Where the Story Ends

“It’s that little souvenir of a terrible year which makes my eyes feel sore. Oh, I never should have said the books that you read were all I loved you for.” ~The Sundays

audio_mix_tape_wall_decal_singleI don’t remember exactly when I first heard it, but I do remember how it made me feel. Something about it was ethereal, airy in a way that few songs to that point had ever been for me. It had a whimsical side to it that was both lilting and fragile at the same time. It drew me in and I wanted to hear that voice again. The only problem was that I had absolutely no idea who was singing it, and it drove me absolutely insane.

It was on this mixed tape that a girl sent me. Don’t ask me to remember the name of the girl because they all blur together from back then. Needless to say, it was a girl whose musical opinion mattered to me. We didn’t know each other in real life, but in the early days of my Internet obsession it was surprisingly easy to talk to people outside of the cluster of real life acquaintances I had at the time. After we had been conversing for a few weeks, I suggested we exchange mixed tapes. So we did.

I have to back it up a step, though, because back then I exchanged mixed tapes with a LOT of people. In fact, I would go into Tower Records and purchase a package of 20 blank tapes for expressly that purpose, and use them up almost as quickly as I bought them. I had one rule, though, when exchanging mixed tapes. I wanted to come into the experience completely oblivious to what I would be hearing as I listened, so I told each person who was going to send me a tape not to label it in any way.

Hence, my dilemma. Most songs on most mixed tapes I got at that time were easy for me to figure out as they were mostly songs I had in my collection already, or were songs I had heard on the radio. I must have listened to about 50 mixed tapes through those years of swapping, from all kinds of people all around the globe, but there were very few songs on those tapes that I didn’t know. Arguably the song I liked the most from one of those mixed tapes was one I didn’t know, and thus began the journey.

“It’s that little souvenir of a terrible year which makes me wonder why. And it’s the memories of the shed that make me turn red. Surprise. Surprise. Surprise.”

Remember I said this was in my Internet infancy? That would play a huge role in my growing frustration over the next few years. You’re probably wondering why I didn’t just email the girl who sent me the tape and ask what the song was, and that would be a good question to ask. However, it took me ages to actually listen to that particular tape for the first time, and in the intervening time I had a falling out with the tape’s sender. For all the beautiful songs she put on that tape for me, it was surprisingly easy for her to completely cut me out of her life. So I was back at square one.

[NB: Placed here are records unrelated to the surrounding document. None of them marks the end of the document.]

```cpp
extern "C" int yolo_loss_fwd_bwd(const yolo_loss_cfg* cfg, const float* y_true, const float* y_pred, double* loss_out,
                                 float* dpred, float grad_scale, void* workspace, size_t workspace_bytes,
                                 void* stream) {
  if (int rc = validate_cfg(cfg)) return rc;
  YOLO_REQUIRE(y_true && y_pred && loss_out, "loss: null pointer");
  LossParams lp;
  lp.c = *cfg;
  lp.cells = (long long)cfg->N * cfg->gh * cfg->gw;
  lp.inv_n = grad_scale / (float)cfg->N;
  lp.dec = (workspace != nullptr && workspace_bytes >= (size_t)lp.cells * 8 && cfg->A <= 16) ? reinterpret_cast<int*>(workspace)
                                                                                              : nullptr;
  hipStream_t st = as_stream(stream);
  if (hipMemsetAsync(loss_out, 0, 8 * sizeof(double), st) != hipSuccess) {
    set_error("loss: memset failed");
    return YOLO_ERR_LAUNCH;
  }
  long long blocks = (lp.cells + 3) / 4;
  if (blocks > 2048) blocks = 2048;
  dim3 grid((unsigned)blocks), block(256);
  static const bool pref_env = env_int("YOLO_LOSS_PREFETCH", 1) != 0;
  const bool pref = pref_env && !(g_opt[OPT_EXP] & 8) && cfg->version != 1 && cfg->A * (5 + cfg->C) <= 256;
  switch (cfg->version) {
    case 1: hipLaunchKernelGGL((loss_kernel<1, false>), grid, block, 0, st, lp, y_true, y_pred, dpred, loss_out); break;
    case 2:
      if (pref) hipLaunchKernelGGL((loss_kernel<2, true>), grid, block, 0, st, lp, y_true, y_pred, dpred, loss_out);
      else hipLaunchKernelGGL((loss_kernel<2, false>), grid, block, 0, st, lp, y_true, y_pred, dpred, loss_out);
      break;
    case 3:
      if (pref) hipLaunchKernelGGL((loss_kernel<3, true>), grid, block, 0, st, lp, y_true, y_pred, dpred, loss_out);
      else hipLaunchKernelGGL((loss_kernel<3, false>), grid, block, 0, st, lp, y_true, y_pred, dpred, loss_out);
      break;
    default:
      if (pref) hipLaunchKernelGGL((loss_kernel<4, true>), grid, block, 0, st, lp, y_true, y_pred, dpred, loss_out);
      else hipLaunchKernelGGL((loss_kernel<4, false>), grid, block, 0, st, lp, y_true, y_pred, dpred, loss_out);
      break;
  }
  return check_launch("loss_kernel");
}

extern "C" int yolo_metrics(const yolo_loss_cfg* cfg, const float* y_true, const float* y_pred, float recall_thresh,
                            double* out, void* stream) {
  if (int rc = validate_cfg(cfg)) return rc;
  YOLO_REQUIRE(y_true && y_pred && out, "metrics: null pointer");
  LossParams lp;
  lp.c = *cfg;
  lp.cells = (long long)cfg->N * cfg->gh * cfg->gw;
  lp.inv_n = 0.f;
  hipStream_t st = as_stream(stream);
  if (hipMemsetAsync(out, 0, 8 * sizeof(double), st) != hipSuccess) {
    set_error("metrics: memset failed");
    return YOLO_ERR_LAUNCH;
  }
  long long blocks = (lp.cells + 3) / 4;
  if (blocks > 2048) blocks = 2048;
  dim3 grid((unsigned)blocks), block(256);
  switch (cfg->version) {
    case 1: hipLaunchKernelGGL(metrics_kernel<1>, grid, block, 0, st, lp, y_true, y_pred, recall_thresh, out); break;
    case 2: hipLaunchKernelGGL(metrics_kernel<2>, grid, block, 0, st, lp, y_true, y_pred, recall_thresh, out); break;
    case 3: hipLaunchKernelGGL(metrics_kernel<3>, grid, block, 0, st, lp, y_true, y_pred, recall_thresh, out); break;
    default: hipLaunchKernelGGL(metrics_kernel<4>, grid, block, 0, st, lp, y_true, y_pred, recall_thresh, out); break;
  }
  return check_launch("metrics_kernel");
}
```

tf2_yolo_amd/engine.py:

```python
import math

import contextlib

import numpy as np
import torch

from . import ops
from . import plan
from . import tape
from ._lib import ACT_LEAKY, ACT_LINEAR, ACT_MISH, YoloHipError
from .plan import AUX_WORDS, has_filter

ACT_NAMES = {ACT_LINEAR: "linear", ACT_LEAKY: "leaky", ACT_MISH: "mish"}


class ParamSpec:
    __slots__ = ("name", "shape", "offset", "size", "init", "trainable")

    def __init__(self, name, shape, offset, init, trainable):
        self.name, self.shape, self.offset = name, tuple(shape), offset
        self.size = int(np.prod(shape))
        self.init, self.trainable = init, trainable


# ... 179 lines not shown
    def maxpool(self, src, k, name, stride=None, padding="valid"):
        stride = stride or k
        if padding == "same":
            ho, wo = -(-src.h // stride), -(-src.w // stride)
        else:
            ho, wo = (src.h - k) // stride + 1, (src.w - k) // stride + 1
        return self._push(MaxPoolUnit(name, src, k, stride, padding), ho, wo, src.c)

    def space_to_depth(self, src, name):
        return self._push(SpaceToDepthUnit(name, src), src.h // 2, src.w // 2, src.c * 4)

    def head(self, src, A, C, version, anchors, name, level):
        u = HeadUnit(name, src, A, C, version, anchors, level, self.kernel_init)
        out = self._push(u, src.h, src.w, u.cout)
        self.outputs.append(out)
        return out


def count_params(builder):
    train = state = 0
    for u in builder.units:
        if has_filter(u):
            train += u.cout * u.k * u.k * u.src.c + (u.cout if u.bias else 0) + (2 * u.cout if u.bn else 0)
            state += 2 * u.cout if u.bn else 0
    return train, state


def conv_flops_per_image(builder):
    total = 0
    for u in builder.units:
        if has_filter(u):
            total += 2 * u.out.h * u.out.w * u.cout * u.src.c * u.k * u.k
    return total


_EPILOGUES = {ACT_LEAKY: ops.EPI_AFFINE_LEAKY, ACT_MISH: ops.EPI_AFFINE_MISH}


def _epilogue(u):
    return _EPILOGUES.get(u.act, ops.EPI_AFFINE)
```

So yes, my Internet infancy… it wasn’t just mine, because the network of sites and resources that we take for granted now wasn’t even remotely in place back in the ’90s. Lycos, or AltaVista, or whatever, didn’t quite have a lyrics engine, so my typing in random parts of the song into the search engine yielded absolutely no results. There was no social media so I couldn’t exactly ask my FB friends if anyone recognized the song. There was no Shazam, so I couldn’t hold up my nonexistent cell phone and capture the song in its clutches. I was stuck.

Years went by, and I wore that tape out from constant listening. It wasn’t the only song on there that I loved to pieces; it was just the only song on there that I didn’t already know. And as the years passed I guess I just forgot about trying to figure out who sang it anymore. I just let it wash over me when I listened to the tape, enjoying it for what it was, and just happy that I had a version of it at all. I even copied it from its location onto other mixed tapes that I sent to others.

Eventually I’m sure the Internet progressed, but I stopped typing lyrics into Lycos, AltaVista, or wherever, anymore. I’m certain at some point along the way if I had kept it up the World Wide Web would have caught up and spit back a name for me. It’s funny how some things happen, though, when we least expect them. By the time I had finally given up on finding out who sang the song it fell from the heavens into my lap. And in the most coincidental of ways too. It was on another mixed tape.

You see, after several years of swapping mixed tapes with others, I relaxed the rule of no labels, and the tapes kept pouring in. So many people were pretty creative with their labels, too, mixing in some artwork around the song titles. I still have so many of those tapes, and I have to say they put playlists to shame. But this post isn’t about that, even though it’s still fascinating to me.

On one of those mixed tapes I heard a voice I had listened to so many times before that I had memorized it for all time. My mouth dropped wide open as I flipped over the tape case and scanned the song titles for the one I wanted. And there it was, at long last, the name of the band that sang the song that had haunted me for what had seemed like forever. Oh, it was the Sundays, by the way. The song was “Here’s Where the Story Ends,” and before too long I had all three of their albums and I was in heaven.

Well worth the wait. Shortly after that, the mixed tape broke.